Can anyone advise me or get my brain spinning in the right direction on how to finish this up?

Thanks

Hi gfellerj,

[QUOTE=gfellerj;14833]Hello,

Here is my entire scenario.

We have a physical box running Samba File Server and is acting as the PDC. It is pointing to a separate virtual server for LDAP configuration so all of the users accounts are placed on that server via Yast2.

I am very new to Suse Enterprise server and have been administered to setup a new Samba PDC as a virtual so we can migrate the samba configs off of the older physical box, but leave all the file and shares on the physical box. I have copied over the samba config file to the new server. I was able to NFS mount the file shares to the new virtual server and I can even run a logon script to the new virtual server name and map some network drive shares.

Samba seems to store the machine accounts on the samba server instead of the LDAP server even though we are pointing to that separate server for LDAP. My worry is will I have to rejoin all of these machines to the domain again so they join up to my new Samba virtual server?

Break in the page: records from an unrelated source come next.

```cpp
DgradGeom dgrad_geom(const ConvShape& sh) {
  DgradGeom g;
  if (sh.C != 32 || sh.R != 3 || sh.S != 3 || sh.stride != 1 ||
      sh.pad != 1 || sh.Kout != 64 || sh.N <= 0 || sh.OH <= 0 ||
      sh.OW <= 0 || sh.OH % 2 != 0 || sh.OW % 2 != 0)
    return g;
  g.img_lds = (long)(sh.OH + 2) * (sh.OW + 2) * 128;
  const long by_lds = kHaloLdsBudget / (2 * g.img_lds);
  const long by_pf =
      (long)kDgPF * kHaloThreads / ((long)(sh.OH / 2) * (sh.OW / 2) * 8);
  const long G = std::min(by_lds, by_pf);
  if (G < 1) return g;
  g.G = (int)G;
  g.ok = true;
  return g;
}

}

bool halo_dgrad_geometry_ok(const ConvShape& sh) { return dgrad_geom(sh).ok; }

int halo_dgrad_group_images(const ConvShape& sh) { return dgrad_geom(sh).G; }

bool halo_dgrad_gate(const ConvShape& sh) {
  if (!halo_dgrad_env_gate() || !dgrad_geom(sh).ok) return false;
  if (sh.M() * sh.Kout >= (1L << 31)) return false;
  const GemmPlan p = gemm_conv_plan(ConvEntry::kDgrad, sh);
  return p.path != GemmPath::kNone && p.S == 1;
}

void halo_pool_dgrad_launch(const torch::Tensor& w,
                            const torch::Tensor& y_pooled,
                            const torch::Tensor& idx,
                            const torch::Tensor& dy_pooled,
                            torch::Tensor* dyf, torch::Tensor& dx,
                            const ConvShape& sh, int max_blocks) {
  const DgradGeom g = dgrad_geom(sh);
  TORCH_CHECK(g.ok, "halo dgrad: shape outside the kernel's geometry");
  TORCH_CHECK((long)sh.N * sh.OH * sh.OW < (1L << 31), "halo dgrad: N");
  DgradParams p;
  p.N = sh.N; p.H = sh.OH; p.W = sh.OW; p.PW = sh.OW / 2;
  p.G = g.G;
  p.WP = sh.OW + 2;
  p.img_pix = (sh.OH + 2) * (sh.OW + 2);
  p.hw = sh.OH * sh.OW;
  p.pgr = (sh.OH / 2) * (sh.OW / 2) * 8;
  p.m_pgr8 = make_magic((unsigned)(p.pgr / 8));
  p.m_pw = make_magic((unsigned)p.PW);
  p.m_hw = make_magic((unsigned)p.hw);
  p.m_w = make_magic((unsigned)p.W);
  const size_t lds =
      (size_t)std::max<long>(2L * g.G * g.img_lds, kDgWBytes);
  const int groups = (sh.N + g.G - 1) / g.G;
  int blocks = std::min(groups, kHaloMinBlocks * kNumCU);
  if (max_blocks > 0) blocks = std::min(blocks, max_blocks);
  static const bool attr_set = [] {
    HIP_CHECK(hipFuncSetAttribute(
        (const void*)halo_pool_dgrad_kernel<true>,
        hipFuncAttributeMaxDynamicSharedMemorySize, (int)kHaloLdsBudget));
    HIP_CHECK(hipFuncSetAttribute(
        (const void*)halo_pool_dgrad_kernel<false>,
        hipFuncAttributeMaxDynamicSharedMemorySize, (int)kHaloLdsBudget));
    return true;
  }();
  (void)attr_set;
  auto* kern = dyf ? halo_pool_dgrad_kernel<true>
                   : halo_pool_dgrad_kernel<false>;
  hipLaunchKernelGGL(kern, dim3((unsigned)blocks),
                     dim3(kHaloThreads), lds, cur_stream(),
                     (const bf16*)w.data_ptr(),
                     (const unsigned char*)y_pooled.data_ptr(),
                     (const unsigned char*)idx.data_ptr(),
                     (const unsigned char*)dy_pooled.data_ptr(),
                     dyf ? (unsigned char*)dyf->data_ptr() : nullptr,
                     (bf16*)dx.data_ptr(), p);
  HIP_CHECK(hipGetLastError());
}

bool halo_conv_geometry_ok(const ConvShape& sh) { return halo_geom(sh).ok; }

int halo_conv_group_images(const ConvShape& sh) { return halo_geom(sh).G; }

bool halo_conv_gate(const ConvShape& sh) {
  if (!halo_conv_env_gate() || !halo_geom(sh).ok) return false;
  const GemmPlan p = gemm_conv_plan(ConvEntry::kFwdPool, sh);
  return p.path == GemmPath::kGemm256 && p.S == 1;
}

void halo_conv_fwd_pool_launch(const torch::Tensor& x,
                               const torch::Tensor& w2, torch::Tensor& y,
                               const ConvShape& sh, const torch::Tensor* bias,
                               bool relu, uint8_t* idx, int max_blocks) {
  const HaloGeom g = halo_geom(sh);
  TORCH_CHECK(g.ok, "halo conv: shape outside the kernel's geometry");
  TORCH_CHECK((long)sh.N * sh.H * sh.W * 64 < (1L << 40), "halo conv: N");
  HaloParams p;
  p.N = sh.N; p.H = sh.H; p.W = sh.W;
  p.PH = sh.OH / 2; p.PW = sh.OW / 2;
  p.G = g.G; p.pitch = g.pitch; p.img_lds = g.img_lds;
  p.hw4 = sh.H * sh.W * 4;
  p.phw = p.PH * p.PW;
  p.m_hw4 = make_magic((unsigned)p.hw4);
  p.m_w = make_magic((unsigned)p.W);
  p.m_phw = make_magic((unsigned)p.phw);
  p.m_pw = make_magic((unsigned)p.PW);
  const size_t lds = (size_t)2 * g.G * g.img_lds;
  const int groups = (sh.N + g.G - 1) / g.G;
  int blocks = std::min(groups, kHaloMinBlocks * kNumCU);
  if (max_blocks > 0) blocks = std::min(blocks, max_blocks);
  auto* kern = idx ? halo_conv_pool_kernel<2> : halo_conv_pool_kernel<1>;
  static const bool attr_set = [] {
    HIP_CHECK(hipFuncSetAttribute(
        (const void*)halo_conv_pool_kernel<1>,
        hipFuncAttributeMaxDynamicSharedMemorySize, (int)kHaloLdsBudget));
    HIP_CHECK(hipFuncSetAttribute(
        (const void*)halo_conv_pool_kernel<2>,
        hipFuncAttributeMaxDynamicSharedMemorySize, (int)kHaloLdsBudget));
    return true;
  }();
  (void)attr_set;
  hipLaunchKernelGGL(kern, dim3((unsigned)blocks), dim3(kHaloThreads), lds,
                     cur_stream(), (const unsigned char*)x.data_ptr(),
                     (const bf16*)w2.data_ptr(),
                     bias ? (const bf16*)bias->data_ptr() : nullptr,
                     (bf16*)y.data_ptr(), idx, relu ? 1 : 0, p);
  HIP_CHECK(hipGetLastError());
}

}
```

Baseline: 5.065 ms/round.

## Fuse both conv-ReLU-pool layers of FemnistCNN into one halo stack kernel

```diff
diff --git a/bflc_amd/models/__init__.py b/bflc_amd/models/__init__.py
--- a/bflc_amd/models/__init__.py
+++ b/bflc_amd/models/__init__.py
@@ -45,8 +45,8 @@
                 ("f2w", (128, c.n_class), "xavier"), ("f2b", (c.n_class,), "zeros")]
 
     def forward(self, x):
-        h = O.conv2d_relu_pool(x, self.p("c1w"), self.p("c1b"), 1, 1)
-        h = O.conv2d_relu_pool(h, self.p("c2w"), self.p("c2b"), 1, 1)
+        h = O.conv_relu_pool_stack(x, self.p("c1w"), self.p("c1b"),
+                                   self.p("c2w"), self.p("c2b"))
         h = h.reshape(h.shape[0], -1)
         h = O.linear(h, self.p("f1w"), self.p("f1b"), relu=True)
         return O.linear(h, self.p("f2w"), self.p("f2b"))
diff --git a/bflc_amd/ops/__init__.py b/bflc_amd/ops/__init__.py
--- a/bflc_amd/ops/__init__.py
+++ b/bflc_amd/ops/__init__.py
@@ -2,6 +2,7 @@
 from bflc_amd.ops.functional import (accuracy, accuracy_t, adam_step_,
                                      axpy_, batchnorm2d, conv2d, conv2d_bn,
                                      conv2d_relu_pool,
+                                     conv_relu_pool_stack,
                                      global_avgpool, add_relu,
                                      hip_available, hip_ops, linear,
                                      maxpool2d, relu, sgd_step_,
@@ -10,7 +11,7 @@
 
 __all__ = [
     "functional", "linear", "conv2d", "conv2d_bn", "conv2d_relu_pool",
-    "batchnorm2d", "relu",
+    "conv_relu_pool_stack", "batchnorm2d", "relu",
     "add_relu", "maxpool2d", "global_avgpool", "softmax_cross_entropy",
     "accuracy", "accuracy_t", "axpy_", "sgd_step_", "adam_step_",
     "sgdm_step_", "grad_clip_coef_",
diff --git a/bflc_amd/ops/functional.py b/bflc_amd/ops/functional.py
--- a/bflc_amd/ops/functional.py
+++ b/bflc_amd/ops/functional.py
@@ -285,6 +285,18 @@
             x, w, b, stride, padding,
             os.environ.get("BFLC_THIN_DIRECT_WGRAD", "0") == "1")
     return maxpool2d(conv2d(x, w, b, stride, padding, relu=True), 2)
+
+
+def conv_relu_pool_stack(x, w1, b1, w2, b2) -> torch.Tensor:
+    import os
+    if x.is_cuda and not torch.is_grad_enabled() and \
+            os.environ.get("BFLC_FUSED_POOL", "1") == "1" and \
+            b1 is not None and b2 is not None and \
+            hip_ops().conv_relu_pool_stack_route(
+                list(x.shape), list(w1.shape), list(w2.shape)) == "halo_stack":
+        return hip_ops().conv_relu_pool_stack_fwd(x, w1, b1, w2, b2, 0, "")
+    h = conv2d_relu_pool(x, w1, b1, 1, 1)
+    return conv2d_relu_pool(h, w2, b2, 1, 1)
 
 
 class _BatchNormFn(torch.autograd.Function):
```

Another thought was setting up my new virtual server as a BDC but when I try to select that in yast2 I get "Unable to find suatable server for domain “mydomain”.

Can anyone advise me or get my brain spinning in the right direction on how to finish this up?

Thanks[/QUOTE]

from you description I see three machines

  1. (phyiscal) server running the original Samba server / PDC, configured file shares
  2. (physical) server running LDAP
  3. (virtual) server

not to mention the clients involved :wink:

  • What version of Samba (and while we’re at it, which OS) are you running on server1?
  • Is server2 running OpenLDAP?
  • Which version of SLES are you experimenting with on server3?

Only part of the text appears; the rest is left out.